You can easily compute the signedness of the long long in SemaExpr by checking if LongLongSize > LongSize.

include/clang/Basic/DiagnosticCommonKinds.td
119

In C++98, the undefined behaviour is only on the case of a decimal integer literal with none of u/U/l/L. If the l/L is present, the choice of unsigned long is required to be considered after long.

I agree that an ExtWarn is appropriate for the undefined behaviour case, but I do not think that the -Wc99-compat/-Wc++11-compat split still follows.

120–121

The use of unsigned long long in C99/C++11 modes would also be an extension though. Saying "C99 onwards" implies the Standard, not the mode; so perhaps "in C99-and-later modes"?

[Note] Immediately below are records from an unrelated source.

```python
SIGNATURES = {
    "blindno_abi_version": "",
    "blindno_lift_fwd": "ppppiiiiiiis",
    "blindno_lift_bwd": "pppppiiiiiiiis",
    "blindno_project_fwd": "ppppppiiiiiiiiiis",
    "blindno_project_bwd": "pppppppiiiiiiiiiiiis",
    "blindno_rowdft": "pppiiiiiis",
    "blindno_rowdft_crop": "pppiiiiiiiis",
    "blindno_rowdft_bag_lift": "ppppppiiiiiiiiis",
    "blindno_rowdft_bag_lift_dg": "pppppppiiiiiiiiis",
    "blindno_rowidft_epi_lift": "ppppppppppiiiiiiiiis",
    "blindno_rowidft_bwd_lift": "ppppppppppiiiiiiiiis",
    "blindno_colpass": "pppppppiiiiiiiis",
    "blindno_colspec_ok": "iiiiii",
# ... 36 lines not shown
    "blindno_mse_fwd": "ppplipppps",
    "blindno_rowsq": "pppiiiiiis",
    "blindno_adam": "pppplddffffs",
    "blindno_gpe_solve": "ppppddiiipppiiis",
    "blindno_trapz_rows": "ppppiis",
    "blindno_lift_bwd_nchunk": "iii",
    "blindno_conv_wgrad_nchunk": "iii",
    "blindno_rowidft_bwd_nchunk": "iiiii",
    "blindno_set_rowfuse": "i",
    "blindno_set_colfuse": "i",
    "blindno_project_bwd_nchunk": "iii",
    "blindno_project_bwd_nchunk_heads": "iii",
    "blindno_mix_wgrad_nsplit": "iiiii",
    "blindno_lift_fwd_g": "ppppiliiiiiiis",
    "blindno_lift_fwd_bag_g": "ppppiliiiiiiippppfs",
    "blindno_lift_bag_ok": "iiiiiiii",
    "blindno_lift_bwd_g": "pppppiiliiiiiiis",
    "blindno_lift_bwd_mix_g": "pppppiiliiiiiiippppiiis",
    "blindno_lift_bwd_bag_mix_g": "pppppiiliiiiiiippppiiippppffs",
    "blindno_project_fwd_g": "ppppppiliiiiiiiiiis",
    "blindno_project_bwd_g": "pppppppiiliiiiiiiiiis",
    "blindno_colpass_g": "pppppppiliiiiiiiis",
    "blindno_mix_wgrad_g": "ppppiiiiiiis",
    "blindno_rowidft_epi_g": "ppppppiliiiiiis",
    "blindno_rowidft_bwd_g": "ppppppiliiiiiis",
    "blindno_conv_wgrad_g": "pppiiiiiiis",
    "blindno_rowdft_wgrad_ok": "iiiii",
    "blindno_rowdft_wgrad_g": "pppppiippppiiiiiiiis",
    "blindno_bagmean_fwd_w": "pppppp" + "iiiii" + "s",
    "blindno_project_bwd_w": "pppppppp" + "i" + "iiiiiiiiiii" + "s",
    "blindno_project_bag_stats_floats": "iii",
    "blindno_project_bag_bwd_nchunk": "iii",
    "blindno_project_bag_fwd": "ppppppppp" + "iiiiiiii" + "s",
    "blindno_project_bag_bwd": "ppppppp" + "i" + "iiiiiiii" + "s",
    "blindno_pack_w2d_2": "ppppp" + "iiiii" + "s",
    "blindno_unpack_w2d_2": "ppppp" + "iiiii" + "s",
    "blindno_bn_act_nslices": "iii",
    "blindno_bn_act_fwd": "ppppppppiiiifffis",
    "blindno_bn_act_bwd": "pppppppppiiiifis",
    "blindno_gather_flat": "pppips",
    "blindno_gather_batch": "ppppipis",
    "blindno_reduce_partials_multi": "ppppis",
    "blindno_reduce_partials_pieces": "ppppppis",
    "blindno_reduce_partials_pieces_u": "pppppppppis",
    "blindno_reduce_segs_limit": "i",
    "blindno_finish_multi": "pppppppppippppis",
    "blindno_unpack_w2d_multi": "ppppis",
    "blindno_pack_w2d_multi": "ppppis",
    "blindno_fp_propagate": "pppiiiiiids",
    "blindno_bagattn_nchunk": "i",
    "blindno_bagattn_fwd": "pppppppp" + "iiii" + "s",
    "blindno_bagattn_bwd": "ppppppppppp" + "iiii" + "s",
    "blindno_conv2d_fwd": "pppp" + "iiiiiiiiiii" + "s",
    "blindno_conv2d_bwd_data": "ppp" + "iiiiiiiiiii" + "s",
    "blindno_conv2d_wgrad_nsplit": "iiiiiiiiiii",
    "blindno_conv2d_bwd_weight": "pppp" + "i" + "iiiiiiiiiii" + "s",
    "blindno_conv2d_fwd_nsplit": "iiiiiiiiiii",
    "blindno_conv2d_fwd_split": "ppppp" + "i" + "p" + "iiiiiiiiiii" + "s",
    "blindno_conv2d_bwd_data_nsplit": "iiiiiiiiiii",
    "blindno_conv2d_bwd_data_split": "pppp" + "i" + "p" + "iiiiiiiiiii" + "s",
    "blindno_conv2d_wscratch_floats": "i" + "iiiiiiiiiii",
    "blindno_spectral2d_tables_bytes": "iiii",
    "blindno_spectral2d_tables_init": "piiii",
    "blindno_spectral_conv2d_workspace_bytes": "iiiiiiii",
    "blindno_spectral_conv2d_saved_bytes": "iiiii",
    "blindno_spectral_conv2d_fwd": "ppppppp" + "iiiiiii" + "s",
# ... 129 lines not shown
```

### reconstruction-of-pde-without-time-label_amd/blindno/ops.py

```python
from __future__ import annotations

import contextlib
import ctypes
import math
from typing import List, Optional, Sequence, Tuple

import torch

from ._lib import BlindnoError, call, ptr, query, stream_ptr

F32 = torch.float32

MIX_F16 = False

BAG_STATS = True
BAG_STATS_MAX_BYTES = 4 << 30

COLSPEC = True
HEAD_BWD_MERGED = True
UNPACK_FOLD = True
HOST_ENC_MIX = True
HOST_PACK = True


def set_mix_precision(name: str) -> None:
    global MIX_F16
    if name not in ("fp32", "fp16"):
        raise BlindnoError(f"mix precision must be 'fp32' or 'fp16', got {name!r}")
    MIX_F16 = name == "fp16"


def _mixdir(direction: int) -> int:
    return direction | (2 if MIX_F16 else 0)



def pad_amount(n: int) -> int:
    return int(round(n * 0.25))


def kept_rows_count(m1: int, P1: int) -> int:
    return 2 * m1 if 2 * m1 < P1 else P1


_TW = {}


def twiddle(P: int, device) -> torch.Tensor:
    dev = torch.device(device)
# ... 1373 lines not shown
         ptr(twiddle_colspec(P1, m1, grid.device)), 1, 3, P1, P2, m2, 0, P1, P2, stream_ptr())
    K1 = kept_rows_count(m1, P1)
    Dg2 = _empty(1, m2, 3, K1, 2, like=grid)
    call("blindno_colmix", ptr(part), nb, None, ptr(Dg2), None, 1, 3, 3, P1, P2, m1, m2, 0, None, None,
         None, stream_ptr())
    if not capturing:
        if len(_DG2_CACHE) > 16:
            _DG2_CACHE.clear()
        _DG2_CACHE[key] = (grid, Dg2)
    return Dg2


class _ColSpec:

    def __init__(self, Bn, C, P1, P2, m1, m2, device):
        self.Bn, self.C, self.P1, self.P2, self.m1, self.m2 = Bn, C, P1, P2, m1, m2
        self.K1 = kept_rows_count(m1, P1)
        self.nb = P1 // 16
        self.tab = twiddle_colspec(P1, m1, device)
        self.Tp = twiddle_mfma(P2, m2, device)
        self.tb = twiddle_rowinv(P2, m2, device)

    def part(self, Cp, like):
        return _empty(self.Bn * self.nb * query("blindno_colspec_nchunk", Cp, self.m2) * 128, like=like)

    def mix(self, part, nbv, Wt, direction, Cp=None, lift=None):
        Xs = _empty(self.Bn, self.m2, self.C, self.K1, 2, like=part)
        Y = _empty(self.Bn, self.m2, self.C, self.K1, 2, like=part)
        w0, b0, Dg2 = lift if lift is not None else (None, None, None)
        call("blindno_colmix", ptr(part), nbv, ptr(Wt), ptr(Xs), ptr(Y), self.Bn, self.C,
             Cp or self.C, self.P1, self.P2, self.m1, self.m2, direction, ptr(w0), ptr(b0), ptr(Dg2),
             stream_ptr())
        return Xs, Y


def _bag_stats_ok(B, L, C, P1, P2, Ho, Wo, Hd, Cout):
    if not (BAG_STATS and Hd == 128 and Cout == 1 and L <= 1024):
        return False
    nstats = query("blindno_project_bag_stats_floats", B, Ho, Wo)
    return 4 * (nstats + B * L * C * P1 * P2) <= BAG_STATS_MAX_BYTES


def bag_ubar_ok(meta, B, L, N1, N2, fc1w, fc2w, head_meta, G, width):
    fake = (B * L, N1, N2, 3)
    _, _, _, _, P1, P2, Ho, Wo = _fno_geometry(fake, meta)
    if not _bag_stats_ok(B, L, meta.width, P1, P2, Ho, Wo, fc1w.shape[0], fc2w.shape[0]):
        return False
    hP1, hP2 = _fno_geometry((B, N1, N2, width), head_meta)[4:6]
    return query("blindno_lift_bag_ok", G, G * B, N1, N2, width, head_meta.width, hP1, hP2) == 1


class BagHeadsIn:

    def __init__(self, grid, bw, bb):
        self.grid, self.w, self.b = _c(grid), _c(bw.detach()), _c(bb.detach())
        self.width = bw.shape[0]

    def shape(self, ubar):
        return (ubar.shape[0], ubar.shape[1], ubar.shape[2], self.width)


class BagEncoderFn(torch.autograd.Function):

    @staticmethod
    def forward(ctx, meta, emit_ubar, X, idx_t, lw, grid, bw, bb, *prm):
        require_device(X, grid, *prm)
# ... 65 lines not shown
                tb = ptr(twiddle_rowinv(P2, meta.m2, X.device))
                if last:
                    call("blindno_rowidft_epi_lift", ptr(Z), ptr(X), ptr(idx_t), ptr(grid), ptr(fc0w),
                         ptr(fc0b), ptr(cw), ptr(cb), ptr(z), tb, B, T, L, N1, N2, C, P1, P2,
                         meta.m2, stream_ptr())
                else:
                    At_next = _empty(Bn, meta.m2, C, P1, 2, like=X)
                    call("blindno_rowidft_epi_lift_rd", ptr(Z), ptr(X), ptr(idx_t), ptr(grid),
                         ptr(fc0w), ptr(fc0b), ptr(cw), ptr(cb), ptr(z), tb, B, T, L, N1, N2, C, P1,
                         P2, meta.m2, ptr(At_next), ptr(twiddle_mfma(P2, meta.m2, X.device)), 1,
                         stream_ptr())
            else:
                Xk, Z = spec_forward(zs[-1], 1, Wt, sh, At=At_next)
                if last:
                    z = _empty(Bn, C, P1, P2, like=X)
                    call("blindno_rowidft_epi_crop", ptr(Z), ptr(zs[-1]), ptr(cw), ptr(cb), ptr(z),
                         ptr(twiddle_rowinv(P2, meta.m2, X.device)), Bn, C, P1, P2, meta.m2, 1, Ho, Wo,
                         stream_ptr())
                else:
                    z, At_next = k_rowidft_epi_rd(Z, zs[-1], cw, cb, Bn, C, P1, P2, meta.m2, 1, 1)
            Xs.append(Xk)
            Wts.append(Wt)
            zs.append(z)
        fc1w, fc1b, fc2w, fc2b = prm[2 + 4 * n:6 + 4 * n]
        Hd, Cout = fc1w.shape[0], fc2w.shape[0]
        S = Ho * Wo
        width = bw.shape[0]
        h = _empty(B, S, width, like=X)
        ctx.bag = None
        if _bag_stats_ok(B, L, C, P1, P2, Ho, Wo, Hd, Cout):
            ubar = _empty(B, S, like=X)
            stats = _empty(query("blindno_project_bag_stats_floats", B, Ho, Wo), like=X)
            v = _empty(Bn, C, P1, P2, like=X)
            call("blindno_project_bag_fwd", ptr(zs[-1]), ptr(fc1w), ptr(fc1b), ptr(fc2w), ptr(fc2b),
                 ptr(lw), ptr(ubar), ptr(stats), ptr(v), B, L, C, P1, P2, Ho, Wo, Hd, stream_ptr())
            if not emit_ubar:
                call("blindno_bagmean_fwd_w", ptr(ubar), ptr(grid), ptr(bw), ptr(bb), None, ptr(h), B, 1,
                     S, 2, width, stream_ptr())
            ctx.bag = (stats, v)
        elif emit_ubar:
            raise BlindnoError("BagEncoderFn: emit_ubar needs the bag-level projection (bag_ubar_ok)")
        else:
            u = _empty(Bn, Ho, Wo, Cout, like=X)
            call("blindno_project_fwd", ptr(zs[-1]), ptr(fc1w), ptr(fc1b), ptr(fc2w), ptr(fc2b), ptr(u),
                 Bn, C, P1, P2, Ho, Wo, Hd, Cout, Cout, 0, stream_ptr())
            call("blindno_bagmean_fwd_w", ptr(u), ptr(grid), ptr(bw), ptr(bb), ptr(lw), ptr(h), B, L, S,
                 2, width, stream_ptr())
        ctx.meta, ctx.n, ctx.dims = meta, n, (B, T, L, N1, N2, C, P1, P2, Ho, Wo, Hd, Cout, width)
        ctx.lw = lw
        ctx.emit_ubar = bool(emit_ubar)
        ctx.save_for_backward(X, idx_t, grid, bw, *Xs, *Wts, *zs, *prm)
        if emit_ubar:
            return ubar.view(B, N1, N2)
        return h.view(B, N1, N2, width)

    @staticmethod
    def backward(ctx, gh):
        meta, n = ctx.meta, ctx.n
        B, T, L, N1, N2, C, P1, P2, Ho, Wo, Hd, Cout, width = ctx.dims
        t = ctx.saved_tensors
        X, idx_t, grid, bw = t[:4]
        Xs, Wts, zs = list(t[4:4 + n]), list(t[4 + n:4 + 2 * n]), list(t[4 + 2 * n:4 + 3 * n])
        prm = list(t[4 + 3 * n:])
        Bn, S = B * L, Ho * Wo
        gh = _c(gh)
        grads = [None] * len(prm)
        lw = ctx.lw
        bag = ctx.bag
# ... 510 lines not shown
```

### reconstruction-of-pde-without-time-label_amd/blindno/timing.py

```python
from __future__ import annotations

import os

import torch

from . import _lib

GELU_FLOPS = 0
DOMINANT = os.environ.get("BLINDNO_TIMED_KERNEL", "blindno_project_bag_fwd")
_VARIANTS = {"blindno_project_bwd": ("blindno_project_bwd", "blindno_project_bwd_w"),
             "blindno_conv2d": ("blindno_conv2d_fwd", "blindno_conv2d_bwd_data", "blindno_conv2d_bwd_weight",
                                "blindno_conv2d_fwd_split", "blindno_conv2d_bwd_data_split")}
_CONV_ARG0 = {"blindno_conv2d_fwd": 4, "blindno_conv2d_bwd_data": 3, "blindno_conv2d_bwd_weight": 5,
              "blindno_conv2d_fwd_split": 7, "blindno_conv2d_bwd_data_split": 6}
_FAMILIES = ("blindno_conv2d",)
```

rsmith added inline comments.Jun 5 2015, 12:56 PM
include/clang/Basic/DiagnosticCommonKinds.td
119

OK, so:

  • For the cases where the code has undefined behavior, the warning should be an ExtWarn
  • For the cases where the code has defined behavior but changes meaning in a later standard, the warning should be in -Wc*-compat
  • For the cases where the code becomes invalid in a later standard, the warning should say so
  • We should split this warning up into enough separate diagnostics that we can cover all of the above cases with correct, clear, helpful diagnostics

I think the different cases are:

  1. C89, no suffix or L, LONG_MAX == LLONG_MAX (c99-compat), "will be ill-formed in C99 onwards"
  2. C89, no suffix or L, LONG_MAX < LLONG_MAX (c99-compat), "will have type 'long long' in C99 onwards"
  3. C++98, no suffix, LONG_MAX == LLONG_MAX (c++11-compat, ExtWarn), "will be ill-formed in C++11 onwards"
  4. C++98, L suffix, LONG_MAX == LLONG_MAX (c++11-compat), "will be ill-formed in C++11 onwards"
  5. C++98, no suffix, LONG_MAX < LLONG_MAX (c++11-compat, ExtWarn), "will have type 'long long' in C++11 onwards"
  6. C++98, L suffix, LONG_MAX < LLONG_MAX (c++11-compat), "will have type 'long long' in C++11 onwards"

I think you can cover the above with three different diagnostics, for 1+2, 3+5, and 4+6, with a %select in each one selecting on whether 'long long' is large enough for the literal.

Each of these should be in either -Wc99-compat or -Wc++11-compat because the meaning of the program would be different under -std=c99 or -std=c++11, respectively.

hubert.reinterpretcast edited edge metadata.

Split+regroup the new messages; merge testcases

rsmith accepted this revision.Jun 8 2015, 2:51 PM
rsmith edited edge metadata.

LGTM, thanks!

This revision is now accepted and ready to land.Jun 8 2015, 2:51 PM
hubert.reinterpretcast edited the test plan for this revision. (Show Details)
hubert.reinterpretcast edited edge metadata.